Hi ladies! As of the 7th, I'm 1 year postpartum! I just made love for the first time last night (had been single mom, long story.) It was passionate, but not rough, but afterwards, I went to the bathroom and there was some blood when I wiped. Is this normal to happen the first time having sex after giving birth, even this far postpartum? I also breastfeed and haven't had a return of my period since giving birth, but my cervix feels low and hard and I felt like I had some period-like cramping for a while after that went away. I'm not TTC, just got into this relationship and want to wait probably at least a year to try, just curious about the bleeding really. Thanks!


----------



## Skywalker

bump? anyone?


----------



## Earthylove

Hello! Well, I'm still wtt for #1 so I've never given birth but I have had bleeding after sex a few times before. Usually when things are a bit rough but it's also happened after more mild encounters. It was just a tiny bit of blood only when I wiped when I used the restroom afterwards and I know it wasn't spotting from AF because I was in the middle of my cycle. I was told it's likely caused by small tears or abrasions to the vaginal wall. Making sure there's enough lube helps. 
But that's a good question about your AF possibly coming back. I'm not sure if that could be it since I don't have much experience with breastfeeding. perhaps if the bleeding picks up in the days that follow then I would say it's likely AF returning.. 

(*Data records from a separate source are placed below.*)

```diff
@@ -160,16 +162,55 @@
 
 namespace sd {
 static thread_local char g_dispatch[256] = {0};
+static thread_local int* g_flag_words = nullptr;
+static thread_local int g_flag_slices = 0;
+static thread_local bool g_flag_tasks = false;
+static thread_local char g_dispatch_full[384] = {0};
 void note_dispatch(const char* fmt, ...) {
   va_list ap;
   va_start(ap, fmt);
   vsnprintf(g_dispatch, sizeof(g_dispatch), fmt, ap);
   va_end(ap);
+  g_flag_slices = 0;
+}
+constexpr int kFlagSlots = 64;
+static std::mutex g_flag_mu;
+static int* g_flag_pool = nullptr;
+static int g_flag_used = 0;
+int* dispatch_flag_words(hipStream_t st) {
+  if (!g_flag_words) {
+    std::lock_guard<std::mutex> lock(g_flag_mu);
+    if (!g_flag_pool) {
+      hipStreamCaptureStatus cs = hipStreamCaptureStatusNone;
+      void* p = nullptr;
+      if (hipStreamIsCapturing(st, &cs) != hipSuccess || cs != hipStreamCaptureStatusNone ||
+          hipHostMalloc(&p, kFlagSlots * 2 * sizeof(int), hipHostMallocDefault) != hipSuccess) {
+        (void)hipGetLastError();
+        return nullptr;
+      }
+      g_flag_pool = reinterpret_cast<int*>(p);
+    }
+    if (g_flag_used >= kFlagSlots) return nullptr;
+    g_flag_words = g_flag_pool + 2 * g_flag_used++;
+    g_flag_words[0] = g_flag_words[1] = -1;
+  }
+  return g_flag_words;
+}
+void note_dispatch_flagged(int slices, bool tasks) {
+  g_flag_slices = g_flag_words ? slices : 0;
+  g_flag_tasks = tasks;
 }
 }
 
 extern "C" const char* sd_last_error(void) { return sd::err_buf(); }
-extern "C" const char* sd_last_dispatch(void) { return sd::g_dispatch; }
+extern "C" const char* sd_last_dispatch(void) {
+  if (!sd::g_flag_slices) return sd::g_dispatch;
+  const volatile int* w = sd::g_flag_words;
+  snprintf(sd::g_dispatch_full, sizeof(sd::g_dispatch_full), "%s [flagged RoIs: %d exact path + %d constant, x %d channel slices, %s]",
+           sd::g_dispatch, w[0], w[1], sd::g_flag_slices,
+           sd::g_flag_tasks ? "drawn from the task counter" : "walked in fixed shares");
+  return sd::g_dispatch_full;
+}
 extern "C" int sd_abi_version(void) { return SD_ABI_VERSION; }
 
 extern "C" int sd_set_tuning(const char* key, int value) {
```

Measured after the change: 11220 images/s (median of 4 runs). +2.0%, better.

Congrats on your 1year postpartum and new relationship by the way! Keep us posted on whether it was AF or something else! Hopefully one of the other ladies will have more insight to add as well :)


----------



## ask86

The first time DH and I had sex after baby (about 4 months) I swear it was worse then giving birth! I had bleeding and was very sore! I went to see my gyne and she said things tighten up and dry up with breastfeeding ( something about lower estrogen) - she told me to use LOTS of lube and LOTS of foreplay and we tried again after a week (once the soreness went away) and it was still uncomfortable and I still had some spotting after but it got better.


----------



## Skywalker

ask86 said:


> The first time DH and I had sex after baby (about 4 months) I swear it was worse then giving birth! I had bleeding and was very sore! I went to see my gyne and she said things tighten up and dry up with breastfeeding ( something about lower estrogen) - she told me to use LOTS of lube and LOTS of foreplay and we tried again after a week (once the soreness went away) and it was still uncomfortable and I still had some spotting after but it got better.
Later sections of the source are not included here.